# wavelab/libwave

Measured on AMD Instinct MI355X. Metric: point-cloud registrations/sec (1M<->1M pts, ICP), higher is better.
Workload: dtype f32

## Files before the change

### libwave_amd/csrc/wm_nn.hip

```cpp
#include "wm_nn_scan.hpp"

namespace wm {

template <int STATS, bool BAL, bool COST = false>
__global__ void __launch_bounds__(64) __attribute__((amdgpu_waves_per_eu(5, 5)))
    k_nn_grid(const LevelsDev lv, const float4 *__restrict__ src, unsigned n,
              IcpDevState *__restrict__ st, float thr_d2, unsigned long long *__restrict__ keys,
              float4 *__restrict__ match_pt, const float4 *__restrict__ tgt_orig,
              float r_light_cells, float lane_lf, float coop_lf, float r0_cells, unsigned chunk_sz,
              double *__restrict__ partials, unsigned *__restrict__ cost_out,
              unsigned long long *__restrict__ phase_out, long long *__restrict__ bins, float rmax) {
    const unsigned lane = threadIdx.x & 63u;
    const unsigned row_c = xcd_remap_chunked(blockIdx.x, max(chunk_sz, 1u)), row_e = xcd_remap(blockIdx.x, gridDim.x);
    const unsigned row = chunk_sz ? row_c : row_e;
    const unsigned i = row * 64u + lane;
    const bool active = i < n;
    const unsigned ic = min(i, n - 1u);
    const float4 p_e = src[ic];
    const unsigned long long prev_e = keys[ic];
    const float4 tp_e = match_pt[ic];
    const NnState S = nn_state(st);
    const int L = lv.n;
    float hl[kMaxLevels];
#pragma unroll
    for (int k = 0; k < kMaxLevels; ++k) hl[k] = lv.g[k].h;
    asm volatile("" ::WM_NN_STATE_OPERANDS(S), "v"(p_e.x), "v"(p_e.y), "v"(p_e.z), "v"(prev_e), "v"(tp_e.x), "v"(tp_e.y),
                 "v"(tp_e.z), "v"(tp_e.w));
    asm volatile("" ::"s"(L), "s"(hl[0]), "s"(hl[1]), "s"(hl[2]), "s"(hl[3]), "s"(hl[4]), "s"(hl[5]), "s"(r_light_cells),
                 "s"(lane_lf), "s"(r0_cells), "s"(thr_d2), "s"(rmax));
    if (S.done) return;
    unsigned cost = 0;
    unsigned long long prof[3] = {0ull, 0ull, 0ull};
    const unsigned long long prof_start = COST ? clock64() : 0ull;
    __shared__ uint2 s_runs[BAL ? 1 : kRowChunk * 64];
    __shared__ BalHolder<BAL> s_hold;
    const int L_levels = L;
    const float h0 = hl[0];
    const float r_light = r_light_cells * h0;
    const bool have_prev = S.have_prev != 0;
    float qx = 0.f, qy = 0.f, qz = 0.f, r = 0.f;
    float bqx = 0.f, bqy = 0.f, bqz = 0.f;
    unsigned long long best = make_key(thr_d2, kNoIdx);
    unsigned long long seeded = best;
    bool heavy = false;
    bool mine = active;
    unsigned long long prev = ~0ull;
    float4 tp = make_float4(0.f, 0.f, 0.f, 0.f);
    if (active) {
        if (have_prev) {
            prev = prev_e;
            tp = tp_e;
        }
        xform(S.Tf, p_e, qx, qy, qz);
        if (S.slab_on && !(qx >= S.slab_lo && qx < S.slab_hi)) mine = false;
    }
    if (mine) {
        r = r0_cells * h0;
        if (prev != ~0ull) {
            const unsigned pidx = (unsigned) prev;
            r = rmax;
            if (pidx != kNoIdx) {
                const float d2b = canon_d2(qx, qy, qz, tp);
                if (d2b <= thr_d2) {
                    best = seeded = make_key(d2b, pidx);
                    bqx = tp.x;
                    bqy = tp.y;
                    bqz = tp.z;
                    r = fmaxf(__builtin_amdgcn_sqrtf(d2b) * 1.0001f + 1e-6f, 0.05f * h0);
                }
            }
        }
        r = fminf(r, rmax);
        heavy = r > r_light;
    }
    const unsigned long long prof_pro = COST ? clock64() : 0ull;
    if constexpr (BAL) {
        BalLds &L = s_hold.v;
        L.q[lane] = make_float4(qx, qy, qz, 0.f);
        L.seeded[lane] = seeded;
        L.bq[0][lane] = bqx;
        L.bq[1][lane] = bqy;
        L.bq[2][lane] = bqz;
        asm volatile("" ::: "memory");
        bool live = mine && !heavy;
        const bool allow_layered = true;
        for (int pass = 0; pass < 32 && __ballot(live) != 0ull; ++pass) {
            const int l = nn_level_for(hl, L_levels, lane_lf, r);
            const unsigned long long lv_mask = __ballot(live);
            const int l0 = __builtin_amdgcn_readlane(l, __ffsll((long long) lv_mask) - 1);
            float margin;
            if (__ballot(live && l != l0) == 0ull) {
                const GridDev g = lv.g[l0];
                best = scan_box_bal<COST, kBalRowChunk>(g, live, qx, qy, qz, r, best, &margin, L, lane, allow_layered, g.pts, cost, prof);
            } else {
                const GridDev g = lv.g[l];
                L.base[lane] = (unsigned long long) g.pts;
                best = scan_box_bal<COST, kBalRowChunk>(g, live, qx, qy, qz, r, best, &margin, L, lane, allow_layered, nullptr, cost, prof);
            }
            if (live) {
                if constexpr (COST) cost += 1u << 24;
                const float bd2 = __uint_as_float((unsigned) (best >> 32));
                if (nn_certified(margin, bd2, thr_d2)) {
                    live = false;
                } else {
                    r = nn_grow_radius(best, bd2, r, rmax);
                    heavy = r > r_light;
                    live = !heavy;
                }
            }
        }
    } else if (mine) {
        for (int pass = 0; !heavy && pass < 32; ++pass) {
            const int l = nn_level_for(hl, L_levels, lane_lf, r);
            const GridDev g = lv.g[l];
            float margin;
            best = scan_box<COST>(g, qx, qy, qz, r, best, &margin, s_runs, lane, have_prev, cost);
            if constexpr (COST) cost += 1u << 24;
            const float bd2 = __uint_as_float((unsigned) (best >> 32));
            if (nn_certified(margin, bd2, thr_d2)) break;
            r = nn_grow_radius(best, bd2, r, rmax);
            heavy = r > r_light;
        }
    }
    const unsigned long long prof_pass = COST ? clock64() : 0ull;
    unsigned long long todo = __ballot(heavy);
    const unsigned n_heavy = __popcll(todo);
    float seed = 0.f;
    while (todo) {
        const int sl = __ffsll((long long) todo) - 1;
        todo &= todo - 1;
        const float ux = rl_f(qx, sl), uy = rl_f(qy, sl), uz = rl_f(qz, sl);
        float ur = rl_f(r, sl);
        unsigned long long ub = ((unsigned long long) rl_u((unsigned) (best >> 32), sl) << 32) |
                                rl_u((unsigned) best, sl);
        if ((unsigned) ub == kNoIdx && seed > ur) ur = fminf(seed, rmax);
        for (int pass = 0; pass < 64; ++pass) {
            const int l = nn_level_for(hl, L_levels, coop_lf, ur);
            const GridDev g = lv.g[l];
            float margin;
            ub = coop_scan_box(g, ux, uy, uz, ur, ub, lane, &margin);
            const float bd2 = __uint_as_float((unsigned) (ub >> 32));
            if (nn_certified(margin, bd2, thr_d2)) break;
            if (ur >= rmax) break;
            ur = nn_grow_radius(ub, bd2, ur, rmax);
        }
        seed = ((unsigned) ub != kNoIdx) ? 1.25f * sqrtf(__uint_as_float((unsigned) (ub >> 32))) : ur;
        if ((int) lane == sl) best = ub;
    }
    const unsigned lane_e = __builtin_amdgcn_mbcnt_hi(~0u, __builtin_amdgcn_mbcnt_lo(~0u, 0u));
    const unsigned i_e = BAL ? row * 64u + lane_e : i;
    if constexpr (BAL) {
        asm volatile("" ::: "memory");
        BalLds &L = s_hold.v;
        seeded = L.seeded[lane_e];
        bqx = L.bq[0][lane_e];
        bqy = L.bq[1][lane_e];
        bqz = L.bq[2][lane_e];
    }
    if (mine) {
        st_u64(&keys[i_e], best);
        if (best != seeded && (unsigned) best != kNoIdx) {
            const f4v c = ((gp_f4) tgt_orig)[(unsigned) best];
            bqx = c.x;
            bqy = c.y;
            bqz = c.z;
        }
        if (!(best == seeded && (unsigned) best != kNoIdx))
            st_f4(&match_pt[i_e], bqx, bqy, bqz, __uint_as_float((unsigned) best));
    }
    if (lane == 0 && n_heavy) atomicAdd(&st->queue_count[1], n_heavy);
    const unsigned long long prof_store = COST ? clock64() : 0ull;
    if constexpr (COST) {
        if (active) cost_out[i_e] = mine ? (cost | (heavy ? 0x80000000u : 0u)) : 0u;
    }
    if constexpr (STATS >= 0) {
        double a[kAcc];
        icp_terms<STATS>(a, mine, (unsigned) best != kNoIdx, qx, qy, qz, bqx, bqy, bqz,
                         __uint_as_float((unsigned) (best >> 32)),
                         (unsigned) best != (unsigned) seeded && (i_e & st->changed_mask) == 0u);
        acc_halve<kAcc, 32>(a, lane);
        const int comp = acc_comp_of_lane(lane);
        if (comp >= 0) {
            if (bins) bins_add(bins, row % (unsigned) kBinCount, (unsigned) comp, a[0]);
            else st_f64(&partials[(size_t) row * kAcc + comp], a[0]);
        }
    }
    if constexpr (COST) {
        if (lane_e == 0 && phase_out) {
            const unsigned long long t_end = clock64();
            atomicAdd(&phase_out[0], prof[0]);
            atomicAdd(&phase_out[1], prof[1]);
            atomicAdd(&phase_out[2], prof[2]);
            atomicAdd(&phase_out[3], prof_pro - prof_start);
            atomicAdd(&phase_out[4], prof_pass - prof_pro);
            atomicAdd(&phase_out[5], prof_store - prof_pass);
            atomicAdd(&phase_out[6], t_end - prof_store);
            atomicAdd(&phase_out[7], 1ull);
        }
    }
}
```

**Aim of the task**: Gather each line of the listing containing the word "comp" and show it.

**Result of the task**:
        const int comp = acc_comp_of_lane(lane);
        if (comp >= 0) {
            if (bins) bins_add(bins, row % (unsigned) kBinCount, (unsigned) comp, a[0]);
            else st_f64(&partials[(size_t) row * kAcc + comp], a[0]);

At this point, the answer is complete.